Looking at each line of the data below, tally those that contain the word "qcum" and give only the total.
━━━━━ PROVIDED DATA
template <typename TIn, int R>
__global__ void __launch_bounds__(256) gauss_fused_kernel(const TIn* __restrict__ in, double scale,
                                                          double* __restrict__ out, int H, int W,
                                                          const double* __restrict__ wts, int mode, double cval,
                                                          size_t in_stride, int TH,
                                                          unsigned long long* __restrict__ keys) {
    constexpr int K = 2 * R + 1;
    constexpr int OUTW = 256 - 2 * R;
    constexpr int NSEG = (OUTW + 3) / 4;
    __shared__ __attribute__((aligned(16))) double rowbuf[2][4][256 + 4];
    __shared__ int ymap[256 + 2 * FR_MAX + 4];
    const int t = threadIdx.x;
    const int x0 = blockIdx.x * OUTW;
    const int y0 = blockIdx.y * TH;
    const size_t plane = (size_t)blockIdx.z * H * W;
    const TIn* src = in + (size_t)blockIdx.z * in_stride;
    double w[R + 1];
#pragma unroll
    for (int j = 0; j <= R; ++j) w[j] = wts[R - j];
    const int xg = x0 - R + t;
    const int xm = amt_map_index(xg, W, mode);
    for (int k = t; k < TH + 2 * R + 4; k += 256) ymap[k] = amt_map_index(y0 - R + k, H, mode);
    __syncthreads();
    const int xmc = xm < 0 ? 0 : xm;
    auto load_raw = [&](int k) -> TIn {
        const int yy = ymap[k];
        return src[(size_t)(yy < 0 ? 0 : yy) * W + xmc];
    };
    auto to_sample = [&](TIn raw, int k) -> double {
        return (ymap[k] < 0 || xm < 0) ? cval : load_as_f64<TIn>(&raw, 0, scale);
    };
    const int q = t >> 6, seg = t & 63;
    const int xo = x0 + 4 * seg;
    double vlo = __builtin_huge_val(), vhi = -__builtin_huge_val();
    auto finish_group = [&](int buf, int rg, int nrows) {
        if (q < nrows && seg < NSEG) {
            const double* c0 = &rowbuf[buf][q][4 * seg];
            double c[2 * R + 4];
#pragma unroll
            for (int i = 0; i < 2 * R + 4; ++i) c[i] = c0[i];
            double a[4];
#pragma unroll
            for (int i = 0; i < 4; ++i) {
                double a2 = c[i + R] * w[0];
#pragma unroll
                for (int j = R; j >= 1; --j) a2 += (c[i + R - j] + c[i + R + j]) * w[j];
                a[i] = a2;
            }
            double* dst = out + plane + (size_t)(y0 + rg + q) * W + xo;
            if (4 * seg + 3 < OUTW && xo + 3 < W && ((reinterpret_cast<uintptr_t>(dst) & 15) == 0)) {
                reinterpret_cast<double2*>(dst)[0] = make_double2(a[0], a[1]);
                reinterpret_cast<double2*>(dst)[1] = make_double2(a[2], a[3]);
                if (keys) {
#pragma unroll
                    for (int i = 0; i < 4; ++i) {
                        vlo = vmin_f64(vlo, a[i]);
                        vhi = vmax_f64(vhi, a[i]);
                    }
                }
            } else {
#pragma unroll
                for (int i = 0; i < 4; ++i) {
                    if (4 * seg + i < OUTW && xo + i < W) {
                        dst[i] = a[i];
                        if (keys) {
                            vlo = vmin_f64(vlo, a[i]);
                            vhi = vmax_f64(vhi, a[i]);
                        }
                    }
                }
            }
        }
    };
    double win[K + 3];
    {
        TIn raw[K - 1];
#pragma unroll
        for (int k = 0; k < K - 1; ++k) raw[k] = load_raw(k);
#pragma unroll
        for (int k = 0; k < K - 1; ++k) win[k] = to_sample(raw[k], k);
    }
    const int rows = (y0 + TH <= H) ? TH : (H - y0);
    for (int rg = 0; rg < rows; rg += 4) {
        TIn raw4[4];
#pragma unroll
        for (int i = 0; i < 4; ++i) raw4[i] = load_raw(rg + 2 * R + i);
#pragma unroll
        for (int i = 0; i < 4; ++i) win[K - 1 + i] = to_sample(raw4[i], rg + 2 * R + i);
        const int buf = (rg >> 2) & 1;
#pragma unroll
        for (int i = 0; i < 4; ++i) {
            double acc = win[R + i] * w[0];
#pragma unroll
            for (int j = R; j >= 1; --j) acc += (win[R + i - j] + win[R + i + j]) * w[j];
            if (xm < 0) acc = cval;
            rowbuf[buf][i][t] = acc;
        }
        __syncthreads();
        finish_group(buf, rg, rows - rg < 4 ? rows - rg : 4);
#pragma unroll
        for (int k = 0; k < K - 1; ++k) win[k] = win[k + 4];
    }
    if (keys) {
        unsigned long long klo = amt_f64_key(vlo), khi = amt_f64_key(vhi);
        if (vlo > vhi) {
            klo = ~0ull;
            khi = 0ull;
        }
#pragma unroll
        for (int off = 32; off >= 1; off >>= 1) {
            const unsigned long long l2 = __shfl_xor(klo, off), h2 = __shfl_xor(khi, off);
            klo = l2 < klo ? l2 : klo;
            khi = h2 > khi ? h2 : khi;
        }
        if ((t & 63) == 0) {
            atomicMin(&keys[2 * blockIdx.z], klo);
            atomicMax(&keys[2 * blockIdx.z + 1], khi);
        }
    }
}
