#ifndef LZANI_WAVES_PER_SIMD
#define LZANI_WAVES_PER_SIMD 8
#endif
template <bool FAST, bool NFREE, int DEFP, bool ALN, bool BK, int CAND>
__device__ __forceinline__ void pairs_loop(const PairArgs& a)
{
    const int lane = threadIdx.x & 63;
    __shared__ u32 s_seed[4][SEED_LDS_WORDS];
    u32* const lds = s_seed[threadIdx.x >> 6];
    for (int k = lane; k < SEED_LDS_WORDS; k += 64) lds[k] = 0;
    u32 qx = xcc_id() % NQUEUES, dry = 0;
    for (;;) {
        unsigned long long t = 0;
        if (lane == 0) t = atomicAdd(&a.cursor[qx], 1ULL);
        const u32 tlo = __builtin_amdgcn_readfirstlane((u32)t);
        const u32 thi = __builtin_amdgcn_readfirstlane((u32)(t >> 32));
        const u32 rb = a.qb[qx], re = a.qb[qx + 1];
        const u64 tk = a.qcum[rb] + (((u64)thi << 32) | tlo);
        if (tk >= a.qcum[re]) {
            if (++dry >= NQUEUES) break;
            qx = (qx + 1) % NQUEUES;
            continue;
        }
        u64 tk2 = tk;
        if (CAND == 2 && a.torder) tk2 = a.qcum[0] + (u32)a.torder[tk - a.qcum[0]];
        const u32 lo = row_of_ticket(a.qcum, rb, re, tk2);
        pair_body<FAST, NFREE, DEFP, ALN, BK, CAND, false>(a, lo, (u32)(tk2 - a.qcum[lo]), lane, lds, nullptr);
    }
}
template <bool FAST, bool NFREE, int DEFP, bool ALN = false, bool BK = false, int CAND = 0>
__global__ void __launch_bounds__(256, LZANI_WAVES_PER_SIMD) k_pairs(PairArgs a)
{
    pairs_loop<FAST, NFREE, DEFP, ALN, BK, CAND>(a);
}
━━━━━━━━━━
◆ **WRITTEN RESPONSE**
5